211: Man's Last Stand, Again.
You all have seen Joe Staples before right? So, when I mention that he is a part of the team, or talk about how great he is you are not going to be surprised correct? When it comes to Embro West (you have to cross your two middle fingers in the middle when you make the W) Abby, Ryan and Dan are pretty fucking fan-tas-tic, but we need to do these by baby steps for a couple of reasons.
1. Because he is not featured on the Team section of the website (which his lovely wife publicly shamed me for) but then again no one on the Embro West side of things is up there. Which I would think should maybe be taken into account"? And why is that you might ask yourself? Well, that is because - collectively (on the West Coast) we like to "run and gun" as they say. Fly a little "under the radar" if you will.
2. If I were to start to opine on just how awesome all these Cats are, well, then you, dear reader would be here for daaays. Because they are that awesome. But we'll get to that, fear not. There is time for everything.
But I figure, I can talk, and you guys know what I'm talking about. Just let me know if you need filling in, because I can do that as well.
But the reason that Joe is at the forefront of my mind is also two fold. The first because new team bikes have been trickling in. And by trickling I mean that they are here. And two because I saw his (and his lovely wife's) handiwork on the big screen last night. And it kind of blew my mind.
I did not dare take Joe's Helium out of its neatly bound package mainly because I felt it rude to fondle another mans frame that way. But also because the seatmast protruded in this way that made me blush a little bit and just felt wrong to delve into. But I did manage to take a few snaps before he came to whisk it away.
Chances are, if I were a betting man, I would say that an Embrocation Decal set would follow closely behind something like this. "Team it up a bit." Just saying.
Alright, so you saw his bike. Now see this. Or, maybe you actually you have seen it already? This played during the most recent Superbowl. But actually, it is a big deal, because a lot of people watch that game. And to be "in the know" you have to at the very least know that it exists.
And if you were to quiz me on Superbowl knowledge I would more than likely defer to big names such as Brett Favre or Tom Brady (the only two quarterbacks I have known in my adult life - and I by known I mean "aware of.") Them and maybe Joe Montana. But I would not have actually known much about the Superbowl. Which brings us up to date and at the movie theater last night...
Hot Tub Time Machine. (see it, see it, see it, seriously fucking see it, it's hilarious)
So, Kyle, Molly and I are sitting in the movie theater last night (see above) and Man's Last Stand (see below) comes on. Kyle and I decided we like the last guy the best. He is definitely the weirdest. But in this theater. The one where we are about to watch Hot Tub Time Machine (we'll get to that later), this is the largest theater I have been in recently. Maybe ever. And this is what we see, but picture it on the hugest screen ever...

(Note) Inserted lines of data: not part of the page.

at::Tensor grad_sumsq(const at::Tensor& grads) {
  const char* op = "grad_sumsq";
  const bool bf = dtype_bf16_or_fp32(op, ARG(grads));
  contiguous(op, ARG(grads));
  multiple_of(op, "grads.numel()", grads.numel(), bf ? 8 : 4);
  extent(op, "grads.numel()", grads.numel(), INT64_MAX);
  same_gpu(op, {ARG(grads)});

  DeviceScope dev(grads);
  auto out = at::zeros({1}, grads.options().dtype(at::kFloat));
  LAUNCH(op, grad_sumsq_launch(grads.data_ptr(), out.data_ptr<float>(),
                               grads.numel(), bf, dev.stream));
  return out;
}

void fused_adamw(at::Tensor& master, at::Tensor& params,
                 const at::Tensor& grads, at::Tensor& exp_avg,
                 at::Tensor& exp_avg_sq, const at::Tensor& chunk_starts,
                 const at::Tensor& chunk_ends, const at::Tensor& chunk_decay,
                 double lr, double b1, double b2, double eps, double wd,
                 at::Tensor& step_dev, double grad_scale,
                 const at::Tensor& clip_coef, int64_t shard_off) {
  const char* op = "fused_adamw";
  const bool bf = dtype_bf16_or_fp32(op, ARG(params));
  dtype_same(op, ARG(grads), ARG(params));
  dtype_is(op, ARG(master), at::kFloat);
  dtype_is(op, ARG(exp_avg), at::kFloat);
  dtype_is(op, ARG(exp_avg_sq), at::kFloat);
  dtype_is(op, ARG(chunk_starts), at::kLong);
  dtype_is(op, ARG(chunk_ends), at::kLong);
  dtype_is(op, ARG(chunk_decay), at::kInt);
  dtype_is(op, ARG(step_dev), at::kInt);
  dtype_is(op, ARG(clip_coef), at::kFloat);
  contiguous(op, ARG(params));
  contiguous(op, ARG(master));
  contiguous(op, ARG(chunk_starts));
  contiguous_numel(op, ARG(grads), params.numel());
  contiguous_numel(op, ARG(exp_avg), master.numel());
  contiguous_numel(op, ARG(exp_avg_sq), master.numel());
  contiguous_numel(op, ARG(chunk_ends), chunk_starts.numel());
  contiguous_numel(op, ARG(chunk_decay), chunk_starts.numel());
  contiguous_numel(op, ARG(step_dev), 1);
  contiguous_numel(op, ARG(clip_coef), 1);
  CHK(shard_off >= 0, op, "shard_off", shard_off, "must be >= 0");
  CHK(shard_off <= params.numel() - master.numel(), op,
      "shard_off + master.numel()", shard_off + master.numel(),
      "must be <= params.numel() = ", params.numel());
  const int nchunks = extent_int(op, "nchunks", chunk_starts.numel());
  same_gpu(op, {ARG(params), ARG(grads), ARG(master), ARG(exp_avg),
                ARG(exp_avg_sq), ARG(chunk_starts), ARG(chunk_ends),
                ARG(chunk_decay), ARG(step_dev), ARG(clip_coef)});

  DeviceScope dev(params);
  LAUNCH(op, fused_adamw_launch(
                 master.data_ptr<float>(), params.data_ptr(), grads.data_ptr(),
                 exp_avg.data_ptr<float>(), exp_avg_sq.data_ptr<float>(),
                 (const long long*)chunk_starts.data_ptr<int64_t>(),
                 (const long long*)chunk_ends.data_ptr<int64_t>(),
                 chunk_decay.data_ptr<int>(), nchunks, (float)lr, (float)b1,
                 (float)b2, (float)eps, (float)wd, step_dev.data_ptr<int>(),
                 (float)grad_scale, clip_coef.data_ptr<float>(), bf,
                 (long long)shard_off, dev.stream));
}


at::Tensor rope_qkv(const at::Tensor& qkv, const at::Tensor& rsin,
                    const at::Tensor& rcos) {
  const char* op = "rope_qkv";
  dtype_is(op, ARG(qkv), at::kBFloat16);
  dtype_is(op, ARG(rsin), at::kFloat);
  dtype_is(op, ARG(rcos), at::kFloat);
  contiguous_rank(op, ARG(qkv), 3);
  const int64_t B = qkv.size(0), N = qkv.size(1), C = qkv.size(2);
  rope_table(op, ARG(rsin), N);
  rope_table(op, ARG(rcos), N);
  multiple_of(op, "qkv.size(2)", C, 3 * 64);
  const int Bi = extent_int(op, "B", B), Ni = extent_int(op, "N", N);
  const int H = extent_int(op, "heads", C / (3 * 64));
  same_gpu(op, {ARG(qkv), ARG(rsin), ARG(rcos)});

  DeviceScope dev(qkv);
  auto qkv_rot = at::empty_like(qkv);
  LAUNCH(op, rope_qkv_launch(qkv.data_ptr(), rsin.data_ptr<float>(),
                             rcos.data_ptr<float>(), qkv_rot.data_ptr(), Bi,
                             Ni, H, dev.stream));
  return qkv_rot;
}

std::vector<at::Tensor> attn_fwd(const at::Tensor& qkv_rot, int64_t heads,
                                 int64_t window,
                                 const c10::optional<at::Tensor>& halo) {
  const char* op = "attn_fwd";
  const int H = extent_int(op, "heads", heads, kGridYZ);
  const int wsz = extent_int(op, "window", window);
  dtype_is(op, ARG(qkv_rot), at::kBFloat16);
  if (halo) dtype_same(op, Arg{"halo", *halo}, ARG(qkv_rot));
  contiguous_rank(op, ARG(qkv_rot), 3);
  const int64_t B = qkv_rot.size(0), N = qkv_rot.size(1);
  CHK(qkv_rot.size(2) == 3 * heads * 64, op, "qkv_rot.size(2)",
      qkv_rot.size(2), "must be 3*heads*64 = ", 3 * heads * 64);
  if (halo)
    contiguous_shape(op, Arg{"halo", *halo}, {B, window, 2 * heads * 64});
  multiple_of(op, "window", window, 64);
  multiple_of(op, "N", N, window);
  const int Bi = extent_int(op, "B", B, kGridYZ);
  const int Ni = extent_int(op, "N", N);
  same_gpu(op, {ARG(qkv_rot)});
  if (halo) same_gpu(op, {ARG(qkv_rot), Arg{"halo", *halo}});

  DeviceScope dev(qkv_rot);
  auto out = at::empty({B, N, heads * 64}, qkv_rot.options());
  auto lse = at::empty({B, heads, N}, qkv_rot.options().dtype(at::kFloat));
  LAUNCH(op, attn_fwd_launch(qkv_rot.data_ptr(),
                             halo ? halo->data_ptr() : nullptr, out.data_ptr(),
                             lse.data_ptr<float>(), Bi, Ni, H, wsz,
                             dev.stream));
  return {out, lse};
}

std::vector<at::Tensor> attn_bwd(const at::Tensor& dout, const at::Tensor& qkv,
                                 const at::Tensor& rsin,
                                 const at::Tensor& rcos, const at::Tensor& out,
                                 const at::Tensor& lse, int64_t heads,
                                 int64_t window,
                                 const c10::optional<at::Tensor>& halo) {
  const char* op = "attn_bwd";
  const int H = extent_int(op, "heads", heads, kGridYZ);
  const int wsz = extent_int(op, "window", window);
  dtype_is(op, ARG(qkv), at::kBFloat16);
  dtype_same(op, ARG(dout), ARG(qkv));
  dtype_same(op, ARG(out), ARG(qkv));
  if (halo) dtype_same(op, Arg{"halo", *halo}, ARG(qkv));
  dtype_is(op, ARG(lse), at::kFloat);
  dtype_is(op, ARG(rsin), at::kFloat);
  dtype_is(op, ARG(rcos), at::kFloat);
  contiguous_rank(op, ARG(qkv), 3);
  const int64_t B = qkv.size(0), N = qkv.size(1);
  CHK(qkv.size(2) == 3 * heads * 64, op, "qkv.size(2)", qkv.size(2),
      "must be 3*heads*64 = ", 3 * heads * 64);
  contiguous_shape(op, ARG(out), {B, N, heads * 64});
  contiguous_shape(op, ARG(dout), {B, N, heads * 64});
  contiguous_shape(op, ARG(lse), {B, heads, N});
  rope_table(op, ARG(rsin), N);
  rope_table(op, ARG(rcos), N);
  if (halo)
    contiguous_shape(op, Arg{"halo", *halo}, {B, window, 2 * heads * 64});
  multiple_of(op, "window", window, 64);
  multiple_of(op, "N", N, window);
  const int Bi = extent_int(op, "B", B, kGridYZ);
  const int Ni = extent_int(op, "N", N);
  same_gpu(op, {ARG(qkv), ARG(dout), ARG(out), ARG(lse), ARG(rsin),
                ARG(rcos)});
  if (halo) same_gpu(op, {ARG(qkv), Arg{"halo", *halo}});

  DeviceScope dev(qkv);
  const auto f32 = qkv.options().dtype(at::kFloat);
  auto dacc = at::empty_like(qkv, f32);
  auto dlook = at::empty({B, N, 2 * heads * 64}, f32);
  auto dqkv = at::empty_like(qkv);
  auto dhalo = halo ? at::empty({B, window, 2 * heads * 64}, f32)
                    : at::Tensor();
  LAUNCH(op, attn_bwd_launch(
                 dout.data_ptr(), qkv.data_ptr(),
                 halo ? halo->data_ptr() : nullptr, rsin.data_ptr<float>(),
                 rcos.data_ptr<float>(), out.data_ptr(), lse.data_ptr<float>(),
                 dacc.data_ptr<float>(), dlook.data_ptr<float>(),
                 halo ? dhalo.data_ptr<float>() : nullptr, dqkv.data_ptr(), Bi,
                 Ni, H, wsz, dev.stream));
  if (halo) return {dqkv, dhalo};
  return {dqkv};
}


std::vector<at::Tensor> sgu_fwd(const at::Tensor& xa, const at::Tensor& g_ln,
                                const at::Tensor& w, const at::Tensor& bias) {
  const char* op = "sgu_fwd";
  dtype_is(op, ARG(xa), at::kBFloat16);
  dtype_same(op, ARG(g_ln), ARG(xa));
  dtype_same(op, ARG(w), ARG(xa));
  contiguous_rank(op, ARG(xa), 3);
  const int64_t B = xa.size(0), N = xa.size(1), D = xa.size(2);
  contiguous_shape(op, ARG(g_ln), xa.sizes());
  contiguous_shape(op, ARG(w), {N, N});
  CHK(bias.numel() == N, op, "bias", bias.numel(), "must have ", N,
      " elements");
  multiple_of(op, "N", N, 256);
  multiple_of(op, "D", D, 64);
  const int Bi = extent_int(op, "B", B, kGridYZ);
  const int Ni = extent_int(op, "N", N);
  const int Di = extent_int(op, "D", D, 64 * kGridYZ);
  same_gpu(op, {ARG(xa), ARG(g_ln), ARG(w), ARG(bias)});

  DeviceScope dev(xa);
  auto bias_f = bias.to(at::kFloat).contiguous().view({-1});
  auto out = at::empty_like(xa);
  auto gate_out = at::empty_like(xa);
  LAUNCH(op, sgu_fwd_launch(xa.data_ptr(), g_ln.data_ptr(), w.data_ptr(),
                            bias_f.data_ptr<float>(), out.data_ptr(),
                            gate_out.data_ptr(), Bi, Ni, Di, dev.stream));
  return {out, gate_out};
}

at::Tensor sgu_dgate(const at::Tensor& t_in, const at::Tensor& w) {
  const char* op = "sgu_dgate";
  dtype_is(op, ARG(t_in), at::kBFloat16);
  dtype_same(op, ARG(w), ARG(t_in));
  contiguous_rank(op, ARG(t_in), 3);
  const int64_t B = t_in.size(0), N = t_in.size(1), D = t_in.size(2);
  contiguous_shape(op, ARG(w), {N, N});
  multiple_of(op, "N", N, 256);
  multiple_of(op, "D", D, 64);
  const int Bi = extent_int(op, "B", B, kGridYZ);
  const int Ni = extent_int(op, "N", N);
  const int Di = extent_int(op, "D", D, 64 * kGridYZ);
  same_gpu(op, {ARG(t_in), ARG(w)});

  DeviceScope dev(t_in);
  auto dg = at::empty_like(t_in);
  LAUNCH(op, sgu_dgate_launch(t_in.data_ptr(), w.data_ptr(), dg.data_ptr(),
                              Bi, Ni, Di, dev.stream));
  return dg;
}

at::Tensor sgu_dw(const at::Tensor& t_in, const at::Tensor& g_ln,
                  const at::Tensor& tri_m, const at::Tensor& tri_k) {
  const char* op = "sgu_dw";
  dtype_is(op, ARG(t_in), at::kBFloat16);
  dtype_same(op, ARG(g_ln), ARG(t_in));
  dtype_is(op, ARG(tri_m), at::kInt);
  dtype_is(op, ARG(tri_k), at::kInt);
  contiguous_rank(op, ARG(t_in), 3);
  const int64_t B = t_in.size(0), N = t_in.size(1), D = t_in.size(2);
  contiguous_shape(op, ARG(g_ln), t_in.sizes());
  contiguous(op, ARG(tri_m));
  contiguous_numel(op, ARG(tri_k), tri_m.numel());
  multiple_of(op, "N", N, 64);
  multiple_of(op, "D", D, 32);
  const int ntri = extent_int(op, "tri_m.numel()", tri_m.numel());
  const int Bi = extent_int(op, "B", B, kGridYZ);
  const int Ni = extent_int(op, "N", N);
  const int Di = extent_int(op, "D", D, 768 * kGridYZ);
  same_gpu(op, {ARG(t_in), ARG(g_ln), ARG(tri_m), ARG(tri_k)});

  DeviceScope dev(t_in);
  auto dw = at::zeros({N, N}, t_in.options().dtype(at::kFloat));
  LAUNCH(op, sgu_dw_launch(t_in.data_ptr(), g_ln.data_ptr(),
                           dw.data_ptr<float>(), tri_m.data_ptr<int>(),
                           tri_k.data_ptr<int>(), ntri, Bi, Ni, Di,
                           dev.stream));
  return dw;
}
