# elodin-sys/elodin

Hardware: AMD Instinct MI355X
Metric: entity-steps/s (6DOF RK4) (higher is better)
Workload: dtype f64

## Files before the change

elodin_amd/codegen.py:

```python
from __future__ import annotations

import hashlib
import os
import subprocess
from dataclasses import dataclass, field
from pathlib import Path
from typing import Callable, Optional, Dict, List, NamedTuple, Sequence, Tuple

from . import dsl

PKG = Path(__file__).resolve().parent
CSRC = PKG / "csrc"
JIT_DIR = PKG / "_jit"
HIPCC = os.environ.get("HIPCC", "/opt/rocm/bin/hipcc")

_LEAF_CPP = {
    "qi": "b.q.i", "qj": "b.q.j", "qk": "b.q.k", "qw": "b.q.w", "px": "b.p.x", "py": "b.p.y", "pz": "b.p.z",
    "wx": "b.v.ang.x", "wy": "b.v.ang.y", "wz": "b.v.ang.z", "vx": "b.v.lin.x", "vy": "b.v.lin.y", "vz": "b.v.lin.z",
    "Ix": "b.I.x", "Iy": "b.I.y", "Iz": "b.I.z", "mass": "b.mass",
}
_BIN = {"add": "+", "sub": "-", "mul": "*", "div": "/"}
_FN1 = {"sqrt": "m_sqrt", "abs": "m_abs", "sin": "m_sin", "cos": "m_cos", "tan": "m_tan", "exp": "m_exp",
        "log": "m_log", "acos": "m_acos", "asin": "m_asin", "log1p": "m_log1p", "expm1": "m_expm1", "cbrt": "m_cbrt",
        "floor": "m_floor", "ceil": "m_ceil", "trunc": "m_trunc", "rint": "m_rint", "sinh": "m_sinh", "cosh": "m_cosh",
# ... 1490 lines not shown
    if constexpr (kOnlySmall != 1) {{      // one pack launch (unless p->packed), then fold + integrate per tick
        const hipError_t e = launch_pair_ticks_t<PairCustom, false, kOnlyIntegrator>(*p, integrator, n_ticks, p->packed != 0, s, launches);
        if (e != hipSuccess) return static_cast<int>(e);
    }}
    return static_cast<int>(hipSuccess);
}}
'''


def build_pair(tf: "dsl.TracedFold", integrator: Optional[int] = None, small: Optional[bool] = None) -> Path:
    return _compile(generate_pair_source(tf, integrator, small), "pair")


def generate_graph_fold_source(tf: "dsl.TracedGraphFold") -> str:
    u = _Unit()
    f = tf.fold
    w = tf.widths[f.out]
    _, loads_a, loads_b, body = _fold_front(u, tf.outputs, w, [(f"P.left[{i}]", tf.widths[n]) for i, n in enumerate(f.left)],
                                            [(f"P.right[{i}]", tf.widths[n]) for i, n in enumerate(f.right)], T="double")
    init = ", ".join(repr(v) for v in f.init)
    nl = "\n"
    return f'''// generated by elodin_amd/codegen.py — do not edit.  stand-alone edge_fold system: {f.__name__}
#include <hip/hip_runtime.h>
#include <cstdint>
#include <cmath>
namespace sixdof {{
__device__ __forceinline__ double fast_sqrt(double x) {{ return sqrt(x); }}
__device__ __forceinline__ float fast_sqrt(float x) {{ return sqrtf(x); }}
{_PRELUDE}
{_emit_tables(u)}
struct GraphFoldParams {{
    const double* left[8];
    const double* right[8];
    double* scratch;             // [n_src, {w}]
    double* out;                 // the output component column, dense over the row set
    const uint32_t* row_start;   // [n_src + 1]
    const uint32_t* dst;         // [n_edges] target rows
    const uint32_t* src_rows;    // [n_src] source rows
    uint32_t n_src;
}};

__global__ __launch_bounds__(256) void graph_fold_kernel(const GraphFoldParams P) {{
    using T = double;
    const uint32_t i = blockIdx.x * blockDim.x + threadIdx.x;
    if (i >= P.n_src) return;
    const uint32_t row = P.src_rows[i];
{nl.join(loads_a)}
    double acc[{w}] = {{{init}}};
    for (uint32_t e = P.row_start[i]; e < P.row_start[i + 1]; e++) {{
{nl.join(loads_b("P.dst[e]"))}
{body}
    }}
    for (int k = 0; k < {w}; k++) P.scratch[(size_t)i * {w} + k] = acc[k];
}}

__global__ __launch_bounds__(256) void graph_fold_commit(const GraphFoldParams P) {{
    const uint32_t i = blockIdx.x * blockDim.x + threadIdx.x;
    if (i >= P.n_src) return;
    for (int k = 0; k < {w}; k++) P.out[(size_t)P.src_rows[i] * {w} + k] = P.scratch[(size_t)i * {w} + k];
}}
}}  // namespace sixdof

extern "C" unsigned graph_fold_abi() {{ return static_cast<unsigned>(sizeof(sixdof::GraphFoldParams)); }}
extern "C" int graph_fold_launch(const sixdof::GraphFoldParams* p, unsigned n_ticks, void* stream) {{
    using namespace sixdof;
    if (p->n_src == 0) return 0;
    hipStream_t s = static_cast<hipStream_t>(stream);
    const dim3 grid((p->n_src + 255) / 256);
    for (unsigned t = 0; t < n_ticks; t++) {{
        hipLaunchKernelGGL(graph_fold_kernel, grid, dim3(256), 0, s, *p);
        hipLaunchKernelGGL(graph_fold_commit, grid, dim3(256), 0, s, *p);
    }}
    return static_cast<int>(hipGetLastError());
}}
'''


def build_graph_fold(tf: "dsl.TracedGraphFold") -> Path:
    return _compile(generate_graph_fold_source(tf), "gfold")


def _headers_digest() -> str:
    h = hashlib.sha1()
    for name in ("step_kernel.hpp", "pair_kernel.hpp", "effectors.hpp", "spatial.hpp", "kernels.hpp"):
        h.update((CSRC / name).read_bytes())
    h.update((PKG.parent / "include" / "sixdof_hip.h").read_bytes())
    return h.hexdigest()


def policy_for(n_rows: int, row_elems: int, elem_bytes: int) -> Optional[int]:
    if os.environ.get("SIXDOF_STREAMING") is not None or os.environ.get("SIXDOF_ALL_POLICIES", "") == "1":
        return None
    return 1 if int(n_rows) * int(row_elems) * int(elem_bytes) <= (768 << 20) else 9


def build(tp: dsl.TracedPipe, dtype: str = "float64", integrator: int = 0, fast_math: bool = False, window_soa: bool = False,
          column_soa: bool = False, guard_selects: Optional[bool] = None, policy: Optional[int] = None) -> Path:
    policy = policy if policy in (0, 1, 9) else None
    if getattr(tp, "prebuilt_so", None) is not None:
        if not Path(tp.prebuilt_so).exists():
            raise FileNotFoundError(tp.prebuilt_so)
        return Path(tp.prebuilt_so)
    if getattr(tp, "frozen_source", None) is not None:
        return _compile(tp.frozen_source, "pipe")
    if dtype == "float32" and getattr(tp, "float32_refused", None):
        raise NotImplementedError("this program cannot be built with dtype float32: " + "; ".join(tp.float32_refused[:4]))
    variants = VARIANTS if isinstance(tp, dsl.TracedProgram) else VARIANTS[:2]
    first_src = None
    if isinstance(tp, dsl.TracedProgram) and not tp.fold_stages:
        u = _unit(tp, variants[0], fast_math, window_soa, column_soa, guard_selects, policy, estimate=True)
        first_src = _source(tp, dtype, integrator, fast_math, u)
        est = u.estimate
        regs_per_value = 2 if dtype == "float64" else 1
        held = sum(int(w_) for _, w_ in tp.columns)
        if est and (est.get("program", 0) + held) * regs_per_value > PRESSURE_BUDGET_REGS:
            lean = sorted([v for v in ("program", "demand", "pressure") if v in est], key=lambda v: (est[v], VARIANTS.index(v)))
            variants = tuple(lean) + tuple(v for v in variants if v not in lean)
            first_src = None
        last_estimate.clear()
        last_estimate.update(est)
    for k, variant in enumerate(variants):
        try:
            src_k = first_src if (k == 0 and first_src is not None) else \
                generate_variant(tp, variant, dtype, integrator, fast_math, window_soa, column_soa, guard_selects, policy)
            so = _compile(src_k, "pipe", expect_scratch=variant == "memory")
            last_variant[0] = variant
            return so
        except SpillError:
            if os.environ.get(ALLOW_SPILLS_ENV, "") == "1" or k == len(variants) - 1:
                raise


VARIANTS = ("program", "demand", "pressure", "memory", "out_of_line")
PRESSURE_BUDGET_REGS = 440
last_estimate: Dict[str, int] = {}
last_variant = ["program"]


def generate_variant(tp, variant: str, dtype: str = "float64", integrator: int = 0, fast_math: bool = False, window_soa: bool = False,
                     column_soa: bool = False, guard_selects: Optional[bool] = None, policy: Optional[int] = None) -> str:
    if variant not in VARIANTS:
        raise ValueError(f"variant must be one of {VARIANTS}")
    return _source(tp, dtype, integrator, fast_math, _unit(tp, variant, fast_math, window_soa, column_soa, guard_selects, policy))


_BASE_FLAGS = ["-mllvm", "-disable-machine-licm"]
_RETRY_FLAGS = ["-mllvm", "-sink-insts-to-avoid-spills"]
_ATTEMPTS = (("-O3", _BASE_FLAGS), ("-O3", _BASE_FLAGS + _RETRY_FLAGS), ("-O1", []))
_CACHE_TAG = "rp3"
SPECULATIVE_MIN_SOURCE = 120_000
build_stats: Dict[str, float] = {"hipcc_invocations": 0, "cache_hits": 0}
ALLOW_SPILLS_ENV = "SIXDOF_ALLOW_SPILLS"
last_resources: Dict[str, int] = {}
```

Well, Joe wrote that. He and Jimm pulled the whole thing off with his wife Jessica and Mark Romaneck. Yeah. Same one. Remember when you saw the Weezer El Scorcho? Yes, same Romaneck. He has one of those Director Series guys. No big deal if it was the second version. All that matters is that he's awesome. And the movie One Hour Photo has Robin Williams in it, who was also in Ferngully. See, brought it back around.
But the point of all this is... at the end of the ad, the car drives straight at the camera and then, in a feat that could only be pulled off in a theater of this magnitude, drives straight over the crowd. "Damn, check that out, how do they do that?" is what was uttered, I don't know by whom. "Well, they smash the shit out of a really expensive camera" was my reply. "I know this because I have seen it."
You be the judge. And then, the next time that you see this trick used in movies or tv shows, know that this is what it takes to get this shot. It is not just another small camera with a wide angle lens. This is the real deal. Smashing shit. Kicking ass and taking names later. Right?